>>

constexpr int kG = CLORA_TILE_CAP_GEGLU, kD = CLORA_TILE_CAP_DPACK, kL = CLORA_TILE_CAP_LN, kC = CLORA_TILE_CAP_CONV;
#define CLORA_GEMM_TILES(RING, V1, EIGHT, PATCH, WPATCH, STRIP)                                                                      \
    PATCH(71, 256, 128, 4, 2, 3, 64, 0, 0)           \
    PATCH(72, 128, 128, 2, 4, 3, 64, 0, 0)           \
    PATCH(73, 128, 128, 4, 2, 3, 64, 0, 0)           \
    PATCH(74, 256, 64, 8, 1, 4, 64, 0, 0)                                                                                            \
    PATCH(75, 128, 64, 4, 2, 4, 64, 0, 0)                                                                                            \
    WPATCH(77, 128, 128, 2, 4, 3, 64, 0, 0)          \
    WPATCH(78, 128, 64, 4, 2, 4, 64, 0, 0)                                                                                           \
    PATCH(79, 256, 160, 4, 2, 3, 64, 0, 0)           \
    PATCH(76, 128, 160, 4, 2, 3, 64, 0, 0)           \
    RING(1, 128, 128, 2, 2, 3, 32, 0, kG | kC)       \
    RING(2, 128, 64, 4, 1, 3, 32, 0, kC)                                                                                             \
    RING(3, 64, 64, 2, 2, 3, 32, 0, kC)                                                                                              \
    RING(4, 128, 128, 2, 2, 5, 32, 0, kG | kC)       \
    RING(5, 128, 64, 4, 1, 6, 32, 0, kC)                                                                                             \
    RING(6, 64, 64, 2, 2, 8, 32, 0, kC)                                                                                              \
    RING(7, 256, 128, 2, 2, 3, 32, 0, kG | kC)       \
    RING(8, 256, 128, 2, 2, 3, 32, 1, kG | kC)                                                                                       \
    RING(21, 128, 128, 2, 2, 2, 64, 0, kG | kD | kC)  \
    RING(22, 128, 64, 4, 1, 3, 64, 0, kD | kC)                                                                                       \
    RING(23, 64, 64, 2, 2, 3, 64, 0, kD | kC)                                                                                        \
    RING(26, 128, 64, 4, 1, 2, 64, 0, kD | kC)                                                                                       \
    RING(31, 128, 128, 2, 2, 3, 32, 1, kG | kC)      \
    RING(32, 128, 64, 4, 1, 3, 32, 1, kC)                                                                                            \
    RING(33, 64, 64, 2, 2, 3, 32, 1, kC)                                                                                             \
    RING(9, 128, 128, 2, 2, 3, 32, 2, kG | kC)       \
    RING(51, 128, 320, 4, 2, 2, 64, 0, kD | kL | kC)  \
    RING(52, 64, 320, 2, 4, 3, 64, 0, kD | kL | kC)  \
    RING(53, 128, 256, 4, 2, 3, 64, 0, kG | kC)                                                                                      \
    RING(57, 256, 320, 4, 2, 2, 64, 1, kC)           \
    RING(58, 256, 256, 4, 2, 2, 64, 1, kG | kC)                                                                                      \
    EIGHT(59, 256, 256, 2, 4, 0, 64, 0, kG)          \
    RING(54, 128, 320, 4, 2, 2, 64, 1, kD | kL | kC)  \
    RING(55, 64, 320, 2, 4, 3, 64, 1, kD | kL | kC)                                                                                  \
    RING(56, 128, 256, 4, 2, 3, 64, 1, kG | kC)                                                                                      \
    RING(41, 128, 128, 2, 2, 2, 64, 1, kG | kD | kC)  \
    RING(42, 128, 64, 4, 1, 3, 64, 1, kD | kC)                                                                                       \
    RING(43, 64, 64, 2, 2, 3, 64, 1, kD | kC)                                                                                        \
    V1(11, 128, 128, 2, 2, 3, 32, 0, kC)             \
    V1(12, 128, 64, 4, 1, 3, 32, 0, kC)              \
    V1(13, 64, 64, 2, 2, 3, 32, 0, kC)                                                                                               \
    STRIP(61, 0, 0, 0, 0, 0, 0, 0, 0)
#ifdef CLORA_DMA_PROBE
#define CLORA_GEMM_PROBE_TILES(RING)                                                                                    \
    RING(91, 128, 128, 2, 2, 2, 64, 4, 0) RING(92, 128, 128, 2, 2, 2, 64, 8, 0) RING(93, 128, 128, 2, 2, 2, 64, 12, 0)  \
    RING(94, 128, 64, 4, 1, 2, 64, 4, 0) RING(95, 128, 64, 4, 1, 2, 64, 8, 0) RING(96, 128, 64, 4, 1, 2, 64, 12, 0)
#else
#define CLORA_GEMM_PROBE_TILES(RING)
#endif

constexpr bool tile_carries_dpack(int BM, int BN, int waves, int NST, int BK) {
    return BK == 64 && ((waves == 8 && BN == 320 && BM <= 128) || (waves == 4 && BM * BN <= 128 * 128 && NST <= 3));
}
constexpr bool tile_takes_geglu(int BN) { return BN % 128 == 0; }
constexpr bool tile_fuses_ln(int BM, int BN, int waves) { return BN == 320 && waves == 8 && (BM == 64 || BM == 128); }

#define CLORA_ROW(FAM, cfg, BM, BN, WM, WN, NST, BK, FLAGS, caps) {cfg, FAM, BM, BN, WM, WN, NST, BK, FLAGS, caps},
#define ROW_RING(...) CLORA_ROW(CLORA_TILE_RING, __VA_ARGS__)
#define ROW_V1(...) CLORA_ROW(CLORA_TILE_V1, __VA_ARGS__)
#define ROW_EIGHT(...) CLORA_ROW(CLORA_TILE_EIGHT_PHASE, __VA_ARGS__)
#define ROW_PATCH(...) CLORA_ROW(CLORA_TILE_PATCH, __VA_ARGS__)
#define ROW_WPATCH(...) CLORA_ROW(CLORA_TILE_PATCH_WIDE, __VA_ARGS__)
#define ROW_STRIP(...) CLORA_ROW(CLORA_TILE_STRIP, __VA_ARGS__)
constexpr clora_gemm_tile_t kTileRows[] = {CLORA_GEMM_TILES(ROW_RING, ROW_V1, ROW_EIGHT, ROW_PATCH, ROW_WPATCH, ROW_STRIP)
                                           CLORA_GEMM_PROBE_TILES(ROW_RING)};
constexpr int kNumTileRows = sizeof(kTileRows) / sizeof(kTileRows[0]);
constexpr clora_gemm_tile_t kNoTile = {-1, -1, 0, 0, 0, 0, 0, 32, 0, 0};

<<

### Activity:
Lines from the start of the material above through the line containing "RING(2, 128, 64, 4, 1, 3, 32, 0, kC)" are to be duplicated exactly, and only those.

### Problem solution:
constexpr int kG = CLORA_TILE_CAP_GEGLU, kD = CLORA_TILE_CAP_DPACK, kL = CLORA_TILE_CAP_LN, kC = CLORA_TILE_CAP_CONV;
#define CLORA_GEMM_TILES(RING, V1, EIGHT, PATCH, WPATCH, STRIP)                                                                      \
    PATCH(71, 256, 128, 4, 2, 3, 64, 0, 0)           \
    PATCH(72, 128, 128, 2, 4, 3, 64, 0, 0)           \
    PATCH(73, 128, 128, 4, 2, 3, 64, 0, 0)           \
    PATCH(74, 256, 64, 8, 1, 4, 64, 0, 0)                                                                                            \
    PATCH(75, 128, 64, 4, 2, 4, 64, 0, 0)                                                                                            \
    WPATCH(77, 128, 128, 2, 4, 3, 64, 0, 0)          \
    WPATCH(78, 128, 64, 4, 2, 4, 64, 0, 0)                                                                                           \
    PATCH(79, 256, 160, 4, 2, 3, 64, 0, 0)           \
    PATCH(76, 128, 160, 4, 2, 3, 64, 0, 0)           \
    RING(1, 128, 128, 2, 2, 3, 32, 0, kG | kC)       \
    RING(2, 128, 64, 4, 1, 3, 32, 0, kC)                                                                                             \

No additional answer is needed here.